→ **Task goal**:
Lines from the line with "const int row = ms + rf" to the line with "void skinny_tn_kernel(const bf16_t*" in the entries below, and only those, must be output exactly, with both ends included.

━━━ The input

__global__ __launch_bounds__(256) void interior_tile_kernel(const int16_t *__restrict__ bown,
                                                            int H8, int W8, int reach, int blo,
                                                            int bhi, int ilo, int ihi,
                                                            uint8_t *__restrict__ interior,
                                                            LevelReaches lv,
                                                            uint8_t *__restrict__ classes) {
    __shared__ int16_t s_own[(IT_H + 2 * IT_REACH_MAX) * (IT_W + 2 * IT_REACH_MAX)];
    __shared__ int16_t s_col[IT_H * (IT_W + 2 * IT_REACH_MAX)];
    __shared__ unsigned long long s_vmask[IT_W + 2 * IT_REACH_MAX];
    const int tid = threadIdx.x, lane = tid & 63, wave = tid >> 6;
    const int bx0 = ilo + blockIdx.x * IT_W, by0 = blockIdx.y * IT_H;
    const int tw = IT_W + 2 * reach, th = IT_H + 2 * reach;
    for (int ty = wave; ty < th; ty += 4) {
        const int y = by0 - reach + ty;
        const bool row_in = y >= 0 && y < H8;
        for (int tx = lane; tx < tw; tx += 64) {
            const int x = bx0 - reach + tx;
            s_own[ty * tw + tx] = (row_in && x >= 0 && x < W8)
                                      ? (x >= blo && x < bhi ? bown[(size_t)y * W8 + x] : (int16_t)-2)
                                      : (int16_t)-3;
        }
    }
    __syncthreads();
    for (int tx = tid; tx < tw; tx += 256) {
        unsigned long long m = 0;
        int prev = s_own[tx];
#pragma unroll 8
        for (int ty = 0; ty + 1 < th; ++ty) {
            const int cur = s_own[(ty + 1) * tw + tx];
            m |= (unsigned long long)agree(prev, cur) << ty;
            prev = cur;
        }
        s_vmask[tx] = m;
    }
    __syncthreads();
    int cls[IT_H / 4];
#pragma unroll
    for (int r = 0; r < IT_H / 4; ++r) cls[r] = 0;
    const int nlv = classes ? lv.n : 1;
    for (int q = 0; q < nlv; ++q) {
        const int rq = classes ? lv.reach[q] : reach, off = reach - rq;
        const unsigned long long full = (1ull << (2 * rq)) - 1ull;
        for (int ry = wave; ry < IT_H; ry += 4)
            for (int tx = lane; tx < tw; tx += 64) {
                const int o = s_own[(ry + reach) * tw + tx];
                const bool same = ((s_vmask[tx] >> (ry + off)) & full) == full;
                s_col[ry * tw + tx] = (int16_t)(o >= 0 && !same ? -2 : o);
            }
        __syncthreads();
#pragma unroll
        for (int r = 0; r < IT_H / 4; ++r) {
            const int ry = wave + 4 * r;
            const int16_t *row = s_col + ry * tw;
            const int a0 = row[lane], a1 = row[min(lane + 1, tw - 1)];
            const int b0 = row[min(lane + 64, tw - 1)], b1 = row[min(lane + 65, tw - 1)];
            const unsigned long long lo = __ballot(lane + 1 < tw && agree(a0, a1));
            const unsigned long long hi = __ballot(lane + 65 < tw && agree(b0, b1));
            const int sh = lane + off;
            const unsigned long long win = sh == 0 ? lo
                                           : sh < 64 ? (lo >> sh) | (hi << (64 - sh))
                                                     : hi >> (sh - 64);
            const int o = row[lane + reach];
            if (o >= 0 && (win & full) == full && cls[r] == q) cls[r] = q + 1;
        }
        __syncthreads();
    }
#pragma unroll
    for (int r = 0; r < IT_H / 4; ++r) {
        const int y = by0 + wave + 4 * r, x = bx0 + lane;
        if (y >= H8 || x >= ihi) continue;
        interior[(size_t)y * W8 + x] = cls[r] == nlv ? 1 : 0;
        if (classes) classes[(size_t)y * W8 + x] = (uint8_t)cls[r];
    }
}

struct InteriorArgs {
    const uint8_t *interior;
    int W8;
    const pano_camera *cams;
    const double *sin_t, *cos_t, *tan_p;
    const float *lut;
    const uint8_t *classes;
};
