extern "C" int llx_skinny_nt_scaled(const void* X, int64_t ldx, const void* W, int64_t ldw, void* out, int64_t M, int64_t K, int64_t R,
                                    const int32_t* kranges, const void* colscale, void* G, int64_t ldg, hipStream_t stream) {
  LLX_REQUIRE(X && W && out && colscale && G, "llx_skinny_nt_scaled: null pointer");
  LLX_REQUIRE(M > 0 && K > 0 && K % 32 == 0 && R > 0 && R <= 64, "llx_skinny_nt_scaled: need K%%32==0 and 0<R<=64 (K=%lld R=%lld)", (long long)K, (long long)R);
  LLX_REQUIRE(ldx % 8 == 0 && ldw % 8 == 0 && ldg % 8 == 0 && ((uintptr_t)X | (uintptr_t)W | (uintptr_t)colscale | (uintptr_t)G) % 16 == 0 && (uintptr_t)out % 8 == 0,
              "llx_skinny_nt_scaled: alignment");
  const dim3 grid((unsigned)cdiv64(M, 16)), block(SNT_WAVES * 64);
  const int nb = (int)cdiv64(R, 16);
  SkinnyRanges kr;
  for (int i = 0; i < 4; ++i) {
    kr.lo[i] = kranges ? kranges[2 * i] : 0;
    kr.hi[i] = kranges ? kranges[2 * i + 1] : (int)K;
    LLX_REQUIRE(kr.lo[i] % 64 == 0 && (kr.hi[i] % 64 == 0 || kr.hi[i] == (int)K) && kr.lo[i] >= 0 && kr.hi[i] <= (int)K,
                "llx_skinny_nt_scaled: k range %d of a block-diagonal W must be a multiple of 64 inside [0, K]", i);
  }
#define L(N, RG) hipLaunchKernelGGL((skinny_nt_kernel<N, RG, true>), grid, block, 0, stream, (const bf16_t*)X, ldx, (const bf16_t*)W, ldw, (bf16_t*)out, (int)M, (int)K, (int)R, kr, (const bf16_t*)colscale, (bf16_t*)G, ldg)
  if (kranges) { if (nb == 1) L(1, true); else if (nb == 2) L(2, true); else L(4, true); }
  else { if (nb == 1) L(1, false); else if (nb == 2) L(2, false); else L(4, false); }
#undef L
  LLX_LAUNCH_CHECK("llx_skinny_nt_scaled");
  return LLX_OK;
}

#define TN_NT 256
#define TN_MS 32
#define TN_YROW (TN_NT * 2 + 16)
#define TN_UROW (SK_PAD * 2 + 16)

__device__ __forceinline__ bf16x8_t tr16_frag(const char* tile, int rowbytes, int c0, int lane) {
  const int g = lane >> 4, i = lane & 15, q = i >> 2, p = i & 3;
  const char* base = tile + (8 * g + q) * rowbytes + (c0 + 4 * p) * 2;
  s16x4_t lo = __builtin_amdgcn_ds_read_tr16_b64_v4i16((lds_s16x4*)base);
  s16x4_t hi = __builtin_amdgcn_ds_read_tr16_b64_v4i16((lds_s16x4*)(base + 4 * rowbytes));
  s16x8_t v = {lo[0], lo[1], lo[2], lo[3], hi[0], hi[1], hi[2], hi[3]};
  return __builtin_bit_cast(bf16x8_t, v);
}

struct TnSegs { int n_lo[4], n_hi[4], r_lo[4], r_hi[4]; int64_t off[4]; int count; int rb_lo[4], rb_hi[4]; };

template <int NB>
__device__ __forceinline__ void skinny_tn_block(const bf16_t* __restrict__ U, const bf16_t* __restrict__ Y, int64_t ldy, float* __restrict__ partial,
                                                int M, int N, int rows_per_split, const TnSegs& sg, int ctile, int split, int nbl, char* sY, char* sU,
                                                const bf16_t* __restrict__ Bt = nullptr, int64_t ldb = 0, float* __restrict__ upart = nullptr, int brows = 0,
                                                const bf16_t* __restrict__ cs = nullptr, bf16_t* __restrict__ G = nullptr, int64_t ldg = 0) {
  const int tid = threadIdx.x, lane = tid & 63;
  const int wave = __builtin_amdgcn_readfirstlane(tid >> 6);
  const int n0 = ctile * TN_NT;
  const int m_begin = split * rows_per_split, m_end = min(M, m_begin + rows_per_split);
  const bool u_on = upart != nullptr && wave < nbl && n0 + TN_NT > sg.rb_lo[wave] && n0 < sg.rb_hi[wave];
  bf16x8_t ub[8];
  if (u_on) {
    const bf16_t* brow = Bt + (int64_t)min(wave * 16 + (lane & 15), brows - 1) * ldb;
#pragma unroll
    for (int ks = 0; ks < 8; ++ks) ub[ks] = *reinterpret_cast<const bf16x8_t*>(brow + min(n0 + ks * 32 + 8 * (lane >> 4), N - 8));
  }
  f32x4_t acc[NB][4];
#pragma unroll
  for (int rb = 0; rb < NB; ++rb)
#pragma unroll
    for (int cb = 0; cb < 4; ++cb) acc[rb][cb] = f32x4_t{0.f, 0.f, 0.f, 0.f};

  u32x4_t yv[2][4], uv[2];
  auto load_step = [&](int set, int ms) {
#pragma unroll
    for (int i = 0; i < 4; ++i) {
      const int q = i * 256 + tid;
      const int row = ms + (q >> 5), col = n0 + (q & 31) * 8;
      yv[set][i] = (row < m_end && col < N) ? *reinterpret_cast<const u32x4_t*>(Y + (int64_t)row * ldy + col) : u32x4_t{0u, 0u, 0u, 0u};
    }
    const int row = ms + (tid >> 3);
    uv[set] = (row < m_end) ? *reinterpret_cast<const u32x4_t*>(U + (int64_t)row * SK_PAD + (tid & 7) * 8) : u32x4_t{0u, 0u, 0u, 0u};
  };
  auto step = [&](int set, int ms) {
    __syncthreads();
#pragma unroll
    for (int i = 0; i < 4; ++i) {
      const int q = i * 256 + tid;
      *reinterpret_cast<u32x4_t*>(sY + (q >> 5) * TN_YROW + (q & 31) * 16) = yv[set][i];
      if (G) {
        const int row = ms + (q >> 5), col = n0 + (q & 31) * 8;
        if (row < m_end && col < N) {
          const u32x4_t c = *reinterpret_cast<const u32x4_t*>(cs + col);
          u32x4_t o;
#pragma unroll
          for (int e = 0; e < 4; ++e) o[e] = pack_bf2(bflo(yv[set][i][e]) * bflo(c[e]), bfhi(yv[set][i][e]) * bfhi(c[e]));
          *reinterpret_cast<u32x4_t*>(G + (int64_t)row * ldg + col) = o;
        }
      }
    }
    *reinterpret_cast<u32x4_t*>(sU + (tid >> 3) * TN_UROW + (tid & 7) * 16) = uv[set];
    __syncthreads();
    if (ms + 2 * TN_MS < m_end) load_step(set, ms + 2 * TN_MS);
    bf16x8_t a[NB];
#pragma unroll
    for (int rb = 0; rb < NB; ++rb) a[rb] = tr16_frag(sU, TN_UROW, rb * 16, lane);
#pragma unroll
    for (int cb = 0; cb < 4; ++cb) {
      const bf16x8_t b = tr16_frag(sY, TN_YROW, wave * 64 + cb * 16, lane);
#pragma unroll
      for (int rb = 0; rb < NB; ++rb)
        if (n0 + TN_NT > sg.rb_lo[rb] && n0 < sg.rb_hi[rb]) acc[rb][cb] = __builtin_amdgcn_mfma_f32_16x16x32_bf16(a[rb], b, acc[rb][cb], 0, 0, 0);
    }
    if (u_on) {
#pragma unroll
      for (int rf = 0; rf < 2; ++rf) {
        f32x4_t ua0 = {0.f, 0.f, 0.f, 0.f}, ua1 = {0.f, 0.f, 0.f, 0.f};
        const char* yrow = sY + (rf * 16 + (lane & 15)) * TN_YROW + (lane >> 4) * 16;
#pragma unroll
        for (int ks = 0; ks < 8; ks += 2) {
          ua0 = __builtin_amdgcn_mfma_f32_16x16x32_bf16(ub[ks], *reinterpret_cast<const bf16x8_t*>(yrow + ks * 64), ua0, 0, 0, 0);
          ua1 = __builtin_amdgcn_mfma_f32_16x16x32_bf16(ub[ks + 1], *reinterpret_cast<const bf16x8_t*>(yrow + (ks + 1) * 64), ua1, 0, 0, 0);
        }
        const int row = ms + rf * 16 + (lane & 15);
        if (row < m_end) {
#pragma unroll
          for (int e = 0; e < 4; ++e) upart[((int64_t)ctile * SK_PAD + wave * 16 + (lane >> 4) * 4 + e) * M + row] = ua0[e] + ua1[e];
        }
      }
    }
  };
  if (m_begin < m_end) load_step(0, m_begin);
  if (m_begin + TN_MS < m_end) load_step(1, m_begin + TN_MS);
  for (int ms = m_begin; ms < m_end; ms += 2 * TN_MS) {
    step(0, ms);
    if (ms + TN_MS < m_end) step(1, ms + TN_MS);
  }
  const int fr = lane & 15, fq = lane >> 4;
#pragma unroll
  for (int rb = 0; rb < NB; ++rb)
#pragma unroll
    for (int cb = 0; cb < 4; ++cb) {
      const int n = n0 + wave * 64 + cb * 16 + fr;
      if (n < N && n0 + TN_NT > sg.rb_lo[rb] && n0 < sg.rb_hi[rb]) {
#pragma unroll
        for (int e = 0; e < 4; ++e) partial[((int64_t)split * (nbl * 16) + rb * 16 + fq * 4 + e) * N + n] = acc[rb][cb][e];
      }
    }
}

template <int NB>
__global__ __launch_bounds__(256) void skinny_tn_kernel(const bf16_t* __restrict__ U, const bf16_t* __restrict__ Y, int64_t ldy,
                                                        float* __restrict__ partial, int M, int N, int rows_per_split, TnSegs sg) {
  __shared__ __attribute__((aligned(16))) char sY[TN_MS * TN_YROW];
  __shared__ __attribute__((aligned(16))) char sU[TN_MS * TN_UROW];
  skinny_tn_block<NB>(U, Y, ldy, partial, M, N, rows_per_split, sg, blockIdx.x, blockIdx.y, NB, sY, sU);
}

#define TN_MANY 4
struct TnPart { const bf16_t* U; const bf16_t* Y; int64_t ldy; float* partial; int M, N, rows_per_split, ctiles, nblocks, nbl; TnSegs sg;
                const bf16_t* Bt; int64_t ldb; float* upart; int brows; const bf16_t* cs; bf16_t* G; int64_t ldg; };
struct TnPartMany { TnPart d[TN_MANY]; int n; };

template <int NB>
__global__ __launch_bounds__(256) void skinny_tn_many_kernel(const TnPartMany m) {
  __shared__ __attribute__((aligned(16))) char sY[TN_MS * TN_YROW];
  __shared__ __attribute__((aligned(16))) char sU[TN_MS * TN_UROW];
  int b = blockIdx.x, i = 0;
  while (i < m.n - 1 && b >= m.d[i].nblocks) { b -= m.d[i].nblocks; ++i; }
  const TnPart& d = m.d[i];
  skinny_tn_block<NB>(d.U, d.Y, d.ldy, d.partial, d.M, d.N, d.rows_per_split, d.sg, b % d.ctiles, b / d.ctiles, d.nbl, sY, sU, d.Bt, d.ldb, d.upart, d.brows, d.cs, d.G, d.ldg);
}


static int tn_splits(int64_t M, int64_t N) {
  const int64_t ntiles = cdiv64(N, TN_NT);
  constexpr int target = 384;
  int64_t want = cdiv64(target, ntiles);
  const int64_t max_split = cdiv64(M, 4 * TN_MS);
  if (want > max_split) want = max_split;
  if (want < 1) want = 1;
  return (int)want;
}

extern "C" int64_t llx_skinny_tn_workspace_bytes(int64_t M, int64_t N, int64_t R) {
  return (int64_t)tn_splits(M, N) * cdiv64(R, 16) * 16 * N * 4;
}

static int tn_fill_segs(TnSegs& sg, const int32_t* segs, int seg_count, int64_t N, int64_t R, int64_t* total_out) {
  sg.count = 0;
  for (int rb = 0; rb < 4; ++rb) { sg.rb_lo[rb] = 0; sg.rb_hi[rb] = (int)N; }
  int64_t total = 0;
  if (segs) {
    LLX_REQUIRE(seg_count >= 1 && seg_count <= 4, "llx_skinny_tn: 1..4 segments");
    for (int rb = 0; rb < 4; ++rb) { sg.rb_lo[rb] = (int)N; sg.rb_hi[rb] = 0; }
    for (int i = 0; i < seg_count; ++i) {
      sg.n_lo[i] = segs[4 * i]; sg.n_hi[i] = segs[4 * i + 1]; sg.r_lo[i] = segs[4 * i + 2]; sg.r_hi[i] = segs[4 * i + 3];
      LLX_REQUIRE(sg.n_lo[i] >= 0 && sg.n_lo[i] < sg.n_hi[i] && sg.n_hi[i] <= N && sg.r_lo[i] >= 0 && sg.r_lo[i] < sg.r_hi[i] && sg.r_hi[i] <= R,
                  "llx_skinny_tn: bad segment %d", i);
      LLX_REQUIRE(sg.n_lo[i] % TN_NT == 0 && (sg.n_hi[i] % TN_NT == 0 || sg.n_hi[i] == N), "llx_skinny_tn: segment %d: n bounds must be multiples of 256", i);
      sg.off[i] = total;
      total += (int64_t)(sg.n_hi[i] - sg.n_lo[i]) * (sg.r_hi[i] - sg.r_lo[i]);
      for (int rb = sg.r_lo[i] / 16; rb <= (sg.r_hi[i] - 1) / 16; ++rb) {
        if (sg.n_lo[i] < sg.rb_lo[rb]) sg.rb_lo[rb] = sg.n_lo[i];
        if (sg.n_hi[i] > sg.rb_hi[rb]) sg.rb_hi[rb] = sg.n_hi[i];
      }
    }
    sg.count = seg_count;
  }
  *total_out = total;
  return LLX_OK;
}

━━━━━━

→ **Response to the task**:
        const int row = ms + rf * 16 + (lane & 15);
        if (row < m_end) {
#pragma unroll
          for (int e = 0; e < 4; ++e) upart[((int64_t)ctile * SK_PAD + wave * 16 + (lane >> 4) * 4 + e) * M + row] = ua0[e] + ua1[e];
        }
      }
    }
  };
  if (m_begin < m_end) load_step(0, m_begin);
  if (m_begin + TN_MS < m_end) load_step(1, m_begin + TN_MS);
  for (int ms = m_begin; ms < m_end; ms += 2 * TN_MS) {
    step(0, ms);
    if (ms + TN_MS < m_end) step(1, ms + TN_MS);
  }
  const int fr = lane & 15, fq = lane >> 4;
#pragma unroll
  for (int rb = 0; rb < NB; ++rb)
#pragma unroll
    for (int cb = 0; cb < 4; ++cb) {
      const int n = n0 + wave * 64 + cb * 16 + fr;
      if (n < N && n0 + TN_NT > sg.rb_lo[rb] && n0 < sg.rb_hi[rb]) {
#pragma unroll
        for (int e = 0; e < 4; ++e) partial[((int64_t)split * (nbl * 16) + rb * 16 + fq * 4 + e) * N + n] = acc[rb][cb][e];
      }
    }
}

template <int NB>
__global__ __launch_bounds__(256) void skinny_tn_kernel(const bf16_t* __restrict__ U, const bf16_t* __restrict__ Y, int64_t ldy,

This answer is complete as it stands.